Russians' real disposable incomes have fallen to an eight-year low as a result of the coronacrisis, declining by 3.5% in 2020, according to Rosstat, but the outlook for 2021 is brighter.
Real disposable incomes are down by more than 10% from their 2013 level, the last year of solid growth before Russia’s annexation of Crimea and a slump in world oil prices pushed the economy into recession, the Moscow Times reports.
The standard of living has also been dragged lower thanks to Russian President Vladimir Putin's decision to modernise the army and to divert all Russia’s spare resources into that effort, which was launched in 2012. In effect Putin decided to sacrifice the relative prosperity that had been built up during the boom years in the noughties to strengthen Russia’s military so that it could face down the US. Russia annexed the Crimea two years later.
Since 2012 Russia has been running an austerity regime, long before the oil and sanctions shock hit in 2014 and the more recent subsequent crises. That has weighed on the broader real incomes (disposable income discounts mandatory payments like utilities, whereas real income is simply an inflation adjusted version of nominal income) that have been falling for more than six years, with a few brief respites.
Economists said the government’s limited – but well-targeted – anti-coronavirus (COVID-19) financial support helped soften the blow for the poorest families, although an extra 400,000 households fell below the poverty line last year, the RBC news website reported. The number of Russians now classified as living in poverty stands at 19.6mn.
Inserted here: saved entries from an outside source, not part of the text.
-            const uint32_t a_rows = (uint32_t)(wg * 64 * 128);
-            int s = st0;
-            uint32_t ph = ph0;
-            for (int j = 0; j < nact; ++j) {
-                mbar_wait(&full_b[s], ph);
-                mbar_wait(&full_a[s], ph);
-                const uint32_t st = tiles_u32 + (uint32_t)(s * C::kStage);
-                const uint64_t dA = kDescSw128Hi | desc_lo(st + a_rows);
-                const uint32_t first = j != 0 ? 1u : 0u;
-                wgmma_fence();
-                if constexpr (C::kWide) {
-                    const uint64_t dAl = dA + ((kCgBM * 128) >> 4);
-                    const uint64_t dBl = kDescSw128Hi | desc_lo(st + C::kATile);
-                    const uint64_t dBh = dBl + ((COUT * 128) >> 4);
-#pragma unroll
-                    for (int kk = 0; kk < 4; ++kk) cg_wgmma<2 * COUT>(acc, dA + 2 * kk, dBl + 2 * kk, first | (kk != 0));
-#pragma unroll
-                    for (int kk = 0; kk < 4; ++kk) cg_wgmma<COUT>(acc, dAl + 2 * kk, dBh + 2 * kk, 1u);
-                } else {
-                    const uint64_t dBl = kDescSw64Hi | desc_lo(st + C::kATile);
-                    const uint64_t dBh = dBl + ((COUT * 64) >> 4);
-#pragma unroll
-                    for (int kk = 0; kk < 2; ++kk) cg_wgmma<2 * COUT>(acc, dA + 2 * kk, dBl + 2 * kk, first | (kk != 0));
-#pragma unroll
-                    for (int kk = 0; kk < 2; ++kk) cg_wgmma<COUT>(acc, dA + 4 + 2 * kk, dBh + 2 * kk, 1u);
-                }
-                wgmma_commit();
-                wgmma_wait<0>();
-                if (lane == 0) mbar_arrive(&empty[s]);
-                if (++s == C::kStages) { s = 0; ph ^= 1u; }
-            }
-            wgmma_fence_regs<COUT>(acc);
-#pragma unroll
-            for (int i = 0; i < kAcc; ++i) acc[i] = acc[kAcc + i] + acc[i];
-            const int q = lane & 3;
-            const int r0 = wg * 64 + wq * 16 + (lane >> 2);
-#pragma unroll
-            for (int jb = 0; jb < COUT / 32; ++jb)
-#pragma unroll
-                for (int h = 0; h < 2; ++h) {
-                    const int r = r0 + 8 * h;
-                    const bool row_ok = r < rows;
-                    const size_t orow = (size_t)(row0 + r);
-                    float v[8], o[8];
-                    quad_transpose8(acc + 16 * jb + 2 * h, q, v);
-                    const int n = 32 * jb + 8 * q;
-#pragma unroll
-                    for (int t = 0; t < 8; t += 4) {
-                        const float4 sc = *reinterpret_cast<const float4 *>(s_scale + n + t);
-                        const float4 sh = *reinterpret_cast<const float4 *>(s_shift + n + t);
-                        o[t] = fmaf(v[t] * inv_act, sc.x, sh.x);
-                        o[t + 1] = fmaf(v[t + 1] * inv_act, sc.y, sh.y);
-                        o[t + 2] = fmaf(v[t + 2] * inv_act, sc.z, sh.z);
-                        o[t + 3] = fmaf(v[t + 3] * inv_act, sc.w, sh.w);
-                    }
-                    if (a.relu) {
-#pragma unroll
-                        for (int t = 0; t < 8; ++t) o[t] = fmaxf(o[t], 0.f);
-                    }
-                    if (row_ok) {
-#pragma unroll
-                        for (int t = 0; t < 8; ++t) vmax = fmaxf(vmax, fabsf(o[t]));
-                    }
-                    if (a.out_planes && row_ok) {
-                        __align__(16) __half2 hi[4], lo[4];
-#pragma unroll
-                        for (int t = 0; t < 4; ++t) {
-                            const float x0 = o[2 * t] * s_out, x1 = o[2 * t + 1] * s_out;
-                            hi[t] = __floats2half2_rn(x0, x1);
-                            const float2 f = __half22float2(hi[t]);
-                            lo[t] = __floats2half2_rn(x0 - f.x, x1 - f.y);
-                        }
-                        __half *dst = a.out_planes + orow * (2 * C::kCPO) + n;
-                        *reinterpret_cast<uint4 *>(dst) = *reinterpret_cast<const uint4 *>(hi);
-                        *reinterpret_cast<uint4 *>(dst + C::kCPO) = *reinterpret_cast<const uint4 *>(lo);
-                    }
-                    if (a.out_f32) {
-                        const bool up = q & 2;
-                        float keep[4], recv[4];
-#pragma unroll
-                        for (int t = 0; t < 4; ++t) {
-                            keep[t] = up ? o[4 + t] : o[t];
-                            recv[t] = __shfl_xor_sync(0xFFFFFFFFu, up ? o[t] : o[4 + t], 2);
-                        }
-                        const float4 w_lo = up ? make_float4(recv[0], recv[1], recv[2], recv[3]) : make_float4(keep[0], keep[1], keep[2], keep[3]);
-                        const float4 w_hi = up ? make_float4(keep[0], keep[1], keep[2], keep[3]) : make_float4(recv[0], recv[1], recv[2], recv[3]);
-                        float *dst = a.out_f32 + orow * COUT + 32 * jb + 8 * (q & 1) + 4 * (q >> 1);
-                        if (row_ok) {
-                            *reinterpret_cast<float4 *>(dst) = w_lo;
-                            *reinterpret_cast<float4 *>(dst + 16) = w_hi;
-                        }
-                    }
-                }
-        } else {
-            constexpr int kGroupWarps = kCgProdWarps / C::kStages;
-            constexpr int kGroupThreads = kGroupWarps * 32;
-            constexpr int kOwnRows = kCgBM / kGroupWarps;
-            constexpr int kOwnWords = kOwnRows / 32;
-            constexpr int kLanesPerRow = C::kWide ? 16 : 8;
-            constexpr int kRowsPerPass = kGroupThreads / kLanesPerRow;
-            const int grp = warp / kGroupWarps, gw = warp % kGroupWarps;
-            const int gtid = tid - grp * kGroupThreads;
-            const int slot = gtid / kLanesPerRow;
-            const int c = gtid % kLanesPerRow;
-            const int half = c >> 3, cc = c & 7;
-            const uint32_t a_base = tiles_u32 + (uint32_t)(grp * C::kStage);
-            for (int j = (grp - st0 + C::kStages) % C::kStages; j < nact; j += C::kStages) {
-                const uint32_t ph = ph0 ^ ((uint32_t)((st0 + j) / C::kStages) & 1u);
-                const int k = s_klist[j];
-                if (lane == 0) mbar_wait(&empty[grp], ph ^ 1u);
+                const uint32_t a_base = tiles_u32 + (uint32_t)(s * C::kStage);
+                if (lane == 0) {
+                    mbar_wait<true>(&empty[s], ph ^ 1u);
+                    if (gw == 0) {
+                        mbar_expect_tx(&full_b[s], C::kBTile);
+                        unsigned char *b_tile = tiles + s * C::kStage + C::kATile;
+                        tma_load_4d(b_tile + C::kBTile / 2, &map_w, &full_b[s], 0, 0, 0, k);
+                        tma_load_4d(b_tile, &map_w, &full_b[s], 0, 0, 1, k);
+                    }
+                }
                 __syncwarp();
 #pragma unroll
                 for (int w = 0; w < kOwnWords; ++w) {
                     const uint32_t vs = s_valid[k * 4 + gw * kOwnWords + w];
-                    const uint32_t z = dirty[w] & ~vs;
-                    dirty[w] = vs;
+                    const uint32_t z = dirty[0][w] & ~vs;
+                    dirty[0][w] = vs;
                     if (z) {
 #pragma unroll
                         for (int q4 = 0; q4 < 8; ++q4) {
@@ -297,33 +205,170 @@
                 asm volatile("cp.async.wait_all;\n" ::: "memory");
                 cg_fence_proxy_async();
                 __syncwarp();
-                if (lane == 0) mbar_arrive(&full_a[grp]);
+                if (lane == 0) mbar_arrive(&full_a[s]);
+                if constexpr (kGroupStages > 1) {
+#pragma unroll
+                    for (int w = 0; w < kOwnWords; ++w) {
+                        const uint32_t d = dirty[0][w];
+#pragma unroll
+                        for (int g = 0; g + 1 < kGroupStages; ++g) dirty[g][w] = dirty[g + 1][w];
+                        dirty[kGroupStages - 1][w] = d;
+                    }
+                }
             }
+            advance_ring(nact);
+            __syncthreads();
         }
-        {
-            const int adv = st0 + nact;
-            ph0 ^= (uint32_t)(adv / C::kStages) & 1u;
-            st0 = adv % C::kStages;
+    } else {
+        setmaxnreg_inc<kCgRegsConsumer>();
+        const int cw = warp - kCgProdWarps, wg = cw >> 2, wq = cw & 3;
+        constexpr int kAcc = COUT / 2;
+        const float amax_in = __ldg(a.in_info), s_in = __ldg(a.in_info + 1);
+        const float inv_act = 1.f / s_in;
+        const float s_out = pow2_scale_for_bound(amax_in * a.gain + a.shift_max);
+        if (blockIdx.x == 0 && cw == 0 && lane == 0 && a.out_info) a.out_info[1] = s_out;
+        float vmax = 0.f;
+        const uint32_t a_rows = (uint32_t)(wg * 64 * 128);
+        for (int tile = blockIdx.x; tile < ntiles; tile += gridDim.x) {
+            load_lists(tile);
+            __syncthreads();
+            const int nact = *s_nact;
+            const int row0 = tile * kCgBM;
+            const int rows = min(kCgBM, n_out - row0);
+            float acc[kAcc], acc_main[kAcc];
+#pragma unroll
+            for (int i = 0; i < kAcc; ++i) acc[i] = acc_main[i] = 0.f;
+            int s = st0;
+            uint32_t ph = ph0;
+            for (int j = 0; j < nact; ++j) {
+                mbar_wait<true>(&full_b[s], ph);
+                mbar_wait<true>(&full_a[s], ph);
+                const uint32_t st = tiles_u32 + (uint32_t)(s * C::kStage);
+                const uint64_t dA = kDescSw128Hi | desc_lo(st + a_rows);
+                const uint32_t first = j != 0 ? 1u : 0u;
+                wgmma_fence();
+                if constexpr (C::kWide) {
+                    const uint64_t dAl = dA + ((kCgBM * 128) >> 4);
+                    const uint64_t dBl = kDescSw128Hi | desc_lo(st + C::kATile);
+                    const uint64_t dBh = dBl + ((COUT * 128) >> 4);
+#pragma unroll
+                    for (int kk = 0; kk < 4; ++kk) {
+                        cg_wgmma<COUT>(acc, dA + 2 * kk, dBl + 2 * kk, first | (kk != 0));
+                        cg_wgmma<COUT>(acc_main, dA + 2 * kk, dBh + 2 * kk, first | (kk != 0));
+                    }
+#pragma unroll
+                    for (int kk = 0; kk < 4; ++kk) cg_wgmma<COUT>(acc, dAl + 2 * kk, dBh + 2 * kk, 1u);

The falling standard of living has been fuelling rising social tension, however, with Russian incomes still by far the highest in the Commonwealth of Independent States (CIS) and on a par with the lower end of EU members, but the situation is still not explosive.
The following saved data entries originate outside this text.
struct FlushEv {
    const uint64_t *pos;
    const uint32_t *type;
    const uint64_t *aux;
    uint32_t n, i;
    __device__ inline bool at(int64_t p) const {
        return i < n && kind() != 0 && kind() != kEvPause && kind() != kEvPrime && (int64_t)ufl64(pos[i]) == p;
    }
    __device__ inline bool prime() const { return i < n && kind() == kEvPrime; }
    __device__ inline uint32_t prime_arg() const { return (uint32_t)ufl64(aux[i]); }
    __device__ inline bool stop_at(int64_t e, int64_t lim) const { return i < n && kind() == 0 && e == lim; }
    __device__ inline bool pause_at(int64_t x) const {
        return i < n && kind() == kEvPause && (int64_t)ufl64(aux[i]) == x;
    }
    __device__ inline uint32_t kind() const { return (uint32_t)__builtin_amdgcn_readfirstlane((int)type[i]); }
    __device__ inline int64_t limit(int64_t end) const { return i < n ? (int64_t)ufl64(pos[i]) : end; }
    __device__ static inline uint64_t ufl64(uint64_t v) {
        const uint32_t lo = (uint32_t)__builtin_amdgcn_readfirstlane((int)(uint32_t)v);
        const uint32_t hi = (uint32_t)__builtin_amdgcn_readfirstlane((int)(uint32_t)(v >> 32));
        return ((uint64_t)hi << 32) | lo;
    }
};
__device__ inline FlushEv flush_ev(const DeflateJob &job) { return FlushEv{job.fl_pos, job.fl_type, job.fl_aux, job.nfl, 0}; }

__device__ inline int64_t flush_limit(const DeflateJob &job, int64_t p, int64_t n) {
    uint32_t lo = 0, hi = job.nmlim;
    while (lo < hi) {
        const uint32_t mid = (lo + hi) >> 1;
        if ((int64_t)job.mlim[mid] > p) hi = mid;
        else lo = mid + 1;
    }
    return lo < job.nmlim ? (int64_t)job.mlim[lo] : n;
}

__device__ inline uint32_t cfg_count(const DeflateJob &job, int64_t p) {
    uint32_t k = 0;
    while (k < job.ncfg && (int64_t)job.cfg_pos[k] <= p) k++;
    return k;
}
__device__ inline LevelCfg cfg_row(const DeflateJob &job, uint32_t k) { return k ? job.cfg_tab[k - 1] : job.cfg; }

template <bool kEv = false, bool kSegs = false>
__global__ __launch_bounds__(kMatchThreads) void k_match(DeflateJob job, int want_q) {
    constexpr int kSortBuckets = 64;
    __shared__ __attribute__((aligned(16))) uint32_t E[kME];
    __shared__ int next_i;
    __shared__ uint16_t s_perm[kMT];
    __shared__ int s_hist[kSortBuckets], s_base[kSortBuckets];
    const int tid = threadIdx.x;
    const uint32_t bi = kSegs ? job.seg[2 * blockIdx.x] : blockIdx.x;
    const uint32_t g = job.first + bi;
    const int64_t n = (int64_t)job.src_len[g];
    const int64_t s0 = kSegs ? (int64_t)job.seg[2 * blockIdx.x + 1] : 0;
    const int64_t s1 = kSegs && s0 + (int64_t)job.seg_len < n ? s0 + (int64_t)job.seg_len : n;
    const int64_t t0 = kSegs && s0 > kMW ? s0 - kMW : 0;
    const uint8_t *in = job.src + job.src_off[g];
    const uint16_t *L = job.link + job.ws_off[bi];
    uint32_t *rf = job.rfull + job.ws_off[bi];
    uint32_t *rq = job.rquart + job.ws_off[bi];
    const uint8_t *K = job.key + job.ws_off[bi];
    const LevelCfg cfg = job.cfg;
    const int64_t max_dist = job_win(job).max_dist;

    const bool one_shot = kSegs && s0 > 0;
    const int64_t tstart = one_shot ? s0 : t0;
    if (one_shot) {
        const int64_t wb = s0 - kMW;
        constexpr int kQuads = (kME + 4 * kMatchThreads - 1) / (4 * kMatchThreads);
        constexpr int kBatch = 5;
        static_assert(kQuads <= 2 * kBatch, "two batches of quad loads");
#pragma unroll
        for (int b0 = 0; b0 < kQuads; b0 += kBatch) {
            uint32_t x[kBatch][5], lk[kBatch][4];
#pragma unroll
            for (int u = 0; u < kBatch; u++) {
                const int w = 4 * (tid + (b0 + u) * kMatchThreads);
                const int64_t q = wb + w;
#pragma unroll
                for (int v = 0; v < 5; v++) x[u][v] = ldb(in, q + v, n);
                if (w < kMW + kMT && q >= 0 && q + 4 <= n) {
                    const uint2 t = *reinterpret_cast<const uint2 *>(L + q);
                    lk[u][0] = t.x & 0xffffu; lk[u][1] = t.x >> 16; lk[u][2] = t.y & 0xffffu; lk[u][3] = t.y >> 16;
                } else {
#pragma unroll
                    for (int v = 0; v < 4; v++)
                        lk[u][v] = w < kMW + kMT && q + v >= 0 && q + v < n ? (uint32_t)L[q + v] : 0u;
                }
            }
#pragma unroll
            for (int u = 0; u < kBatch; u++) {
                const int w = 4 * (tid + (b0 + u) * kMatchThreads);
                if (b0 + u >= kQuads || w >= kME) continue;
#pragma unroll
                for (int v = 0; v < 4; v++) {
                    const uint32_t l = lk[u][v];
                    const uint32_t wi = (uint32_t)(w + v);
                    E[w + v] = (x[u][v] | x[u][v + 1] << 8) << 16 | (l && wi >= l ? (wi - l) & 0xffffu : 0u);
                }
            }
        }
    }
    TilePre P;
    tile_prefetch(P, tstart, n, in, L, K, tid);
    for (int64_t ts = tstart; ts < s1; ts += kMT) {
        const int64_t B = ts - kMW;
        const int tile_n = kSegs && ts < s0 ? 0 : (int)((n - ts) < kMT ? (n - ts) : kMT);
        if (!(one_shot && ts == tstart)) tile_store<true>(E, P, ts, tid);
        if (tid == 0) next_i = 0;
        if (tid < kSortBuckets) s_hist[tid] = 0;
        __syncthreads();
        int bk[4], rk[4];
#pragma unroll
        for (int u = 0; u < 4; u++) {
            const int i = tid + u * kMatchThreads;
            bk[u] = kSortBuckets - 1 - (i < tile_n ? (int)(P.key[u] >> 2) : 0);
        }
#pragma unroll
        for (int u = 0; u < 4; u++)
            rk[u] = tid + u * kMatchThreads < tile_n ? atomicAdd(&s_hist[bk[u]], 1) : 0;
        __syncthreads();
        if (tid < 64) {
            const int v = s_hist[tid];
            int incl = v;
#pragma unroll
            for (int o = 1; o < 64; o <<= 1) {
                const int t = __shfl_up(incl, o, 64);
                if (tid >= o) incl += t;
            }
            s_base[tid] = incl - v;
        }
        __syncthreads();
#pragma unroll
        for (int u = 0; u < 4; u++)
            if (tid + u * kMatchThreads < tile_n)
                s_perm[s_base[bk[u]] + rk[u]] = (uint16_t)(tid + u * kMatchThreads);
        __syncthreads();
        if (ts + kMT < s1) tile_prefetch(P, ts + kMT, n, in, L, K, tid);
        const uint32_t k0 = kEv && tile_n ? cfg_count(job, ts) : 0;
        const uint32_t k1 = kEv && tile_n ? cfg_count(job, ts + tile_n - 1) : 0;
        for (uint32_t k = k0; k <= k1; k++) {
            const LevelCfg c = kEv ? cfg_row(job, k) : cfg;
            const int64_t lo = k ? (int64_t)job.cfg_pos[k - 1] : -1;
            const int64_t hi = kEv && k < job.ncfg ? (int64_t)job.cfg_pos[k] : INT64_MAX;
            if (k > k0) {
                __syncthreads();
                if (tid == 0) next_i = 0;
                __syncthreads();
            }
            for (;;) {
                const int i = atomicAdd(&next_i, 1);
                if (i >= tile_n) break;
                const int64_t p = ts + (int)s_perm[i];
                if (kEv && (p < lo || p >= hi)) continue;
                const int64_t nl = kEv ? flush_limit(job, p, n) : n;
                dwq_walk(E, p, B, nl, c, MOutRQ{rf, rq, p}, want_q, max_dist);
            }
        }
        __syncthreads();
    }
}

__device__ inline uint32_t vg(uint32_t x) {
    return (uint32_t)__builtin_amdgcn_update_dpp(0, (int)x, 0xE4, 0xF, 0xF, false);
}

With the military modernisation largely complete the Kremlin has turned its attention to restoring prosperity and in 2018 launched its 12 national projects that are designed to fix the problems with the economy and so should quell social discontent. Originally the national projects programme was supposed to be completed by 2024 in time for the next presidential elections, but as a result of the crises in 2020 the deadline has been pushed back to 2030.
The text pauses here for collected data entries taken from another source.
# danielSanchezQ/dkg

Measured on AMD Instinct MI355X. Metric: verified shares/sec (whole node) at n=1024,t=511; full-ceremony wall time, higher is better.
Workload: dtype u32 (GF(2^255-19), Z_l); 1 GPU; one DKG ceremony n=1024, t=511 (share gen + round-2/4 checks + finalise); n=1024, t=511, parallelism=single GPU, verify_streams=2, rounds_2_4_fused=True, degree_split=4, recombination=short lattice multipliers, recombination_addends=affine Niels, stepping_additions=dedicated (complete redo where exceptional)

## Files before the change

### dkg_amd/csrc/ge25519.h

```cpp
#pragma once
#include "fe25519.h"

struct ge_p3 {
  fe X, Y, Z, T;
};
struct ge_cached {
  fe YpX, YmX, Z2, T2d;
};
struct ge_aff {
  fe ypx, ymx, xy2d;
};

namespace ge_const {
__device__ static const uint32_t D[10] = {0x35978a3u, 0xd37284u, 0x3156ebdu, 0x6a0a0eu, 0x1c029u,
                                          0x179e898u, 0x3a03cbbu, 0x1ce7198u, 0x2e2b6ffu, 0x1480db3u};
__device__ static const uint32_t D2[10] = {0x2b2f159u, 0x1a6e509u, 0x22add7au, 0xd4141du, 0x38052u,
                                           0xf3d130u, 0x3407977u, 0x19ce331u, 0x1c56dffu, 0x901b67u};
__device__ static const uint32_t D4[10] = {0x165e2b2u, 0x14dca13u, 0x55baf5u, 0x1a8283bu, 0x700a4u,
                                           0x1e7a260u, 0x280f2eeu, 0x139c663u, 0x38adbffu, 0x12036ceu};
__device__ static const uint32_t D16[10] = {0x1978aeeu, 0x137284du, 0x156ebd6u, 0xa0a0ecu, 0x1c0293u,
                                            0x19e8980u, 0x203cbbbu, 0xe7198eu, 0x22b6ffeu, 0x80db3bu};
__device__ static const uint32_t SQRT_M1[10] = {0x20ea0b0u, 0x186c9d2u, 0x8f189du, 0x35697fu,
                                                0xbd0c60u, 0x1fbd7a7u, 0x2804c9eu, 0x1e16569u,
                                                0x4fc1du, 0xae0c92u};
__device__ static const uint32_t SQRT_AD_MINUS_ONE[10] = {
    0x17b2e1bu, 0x1fda812u, 0x297afd2u, 0x60dbc2u, 0x2be7638u,
    0x1f5d1fdu, 0x27e6498u, 0x11581e7u, 0x3f2b834u, 0xdda4c6u};
__device__ static const uint32_t INVSQRT_A_MINUS_D[10] = {
    0x5d40eau, 0x3f6aa0u, 0x257d339u, 0xbad20bu, 0x274bc58u,
    0x1d840u, 0x13dc8ffu, 0x19442d8u, 0x5cfaffu, 0x1e1b224u};
__device__ static const uint32_t ONE_MINUS_D_SQ[10] = {
    0x5fc176u, 0x1027065u, 0x2a1fc4fu, 0x1c66af1u, 0xb20684u,
    0x70dfe4u, 0x255eedfu, 0x1af332u, 0x28b2b3eu, 0xa41cau};
__device__ static const uint32_t D_MINUS_ONE_SQ[10] = {
    0xed4d20u, 0x156aa91u, 0x3332635u, 0x16580f0u, 0x34a7928u,
    0x9b4eebu, 0x26997a9u, 0x48299bu, 0x3af66c2u, 0x165a2cdu};
}

DKG_DEV void fe_ld(fe& r, const uint32_t* c) {
#pragma unroll
  for (int i = 0; i < 10; i++) r.v[i] = c[i];
}

DKG_DEV void ge_identity(ge_p3& p) {
  fe_zero(p.X);
  fe_one(p.Y);
  fe_one(p.Z);
  fe_zero(p.T);
}

DKG_DEV void ge_to_cached(ge_cached& c, const ge_p3& p) {
  fe_add(c.YpX, p.Y, p.X);
  fe_sub(c.YmX, p.Y, p.X);
  fe_dbl(c.Z2, p.Z);
  fe d2;
  fe_ld(d2, ge_const::D2);
  fe_mul(c.T2d, p.T, d2);
}

DKG_DEV void ge_cached_neg(ge_cached& r, const ge_cached& c) {
  fe_copy(r.YpX, c.YmX);
  fe_copy(r.YmX, c.YpX);
  fe_copy(r.Z2, c.Z2);
  fe_neg(r.T2d, c.T2d);
  fe_carry(r.T2d, r.T2d);
}
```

The outlook for growth in both real disposable and real incomes has improved after Russia’s economy got through last year’s annus horribilis in relatively good shape and only a mild contraction versus the original expectations. GDP growth should return this year and higher than expected oil and commodity prices, which began recovering in November, mean the budget should record a modest 0.5% of GDP surplus this year as well as generating windfall revenues that can be spent on economic stimulus. In addition, the state has around RUB1 trillion ($13.2bn) in unspent budget funds left over from last year to add to the RUB21.5 trillion of budgeted spending for 2021.
Other economic data published March 25 also showed the economy continues to beat expectations, registering smaller declines in output than analysts had predicted. The official unemployment rate fell below 6%, although economists say that is probably more connected with the government reducing unemployment benefits than a surge in job creation, and the true rate of joblessness is likely significantly higher, reports the Moscow Times.
Construction and agriculture were the only sectors of the economy to register growth in 2020, Rosstat said as cited by the Moscow Times. Industrial production slipped by 2.9% in 2020. Retail sales slumped by 4.1% due to the nationwide lockdown last spring. Unsurprisingly, the consumption of paid services fell the sharpest, registering a 17.3% drop over the year.
All said and done, Russia’s economic contraction in 2020 is set to be among the world’s smallest, helped by the Kremlin’s rejection of imposing a second lockdown, even as virus rates, hospitalisations and deaths surged across the country. But the pace of Russia’s economic recovery is also set to be among the slowest as with the threat of new tough US sanctions looming over the Kremlin it maintains its austerity policy.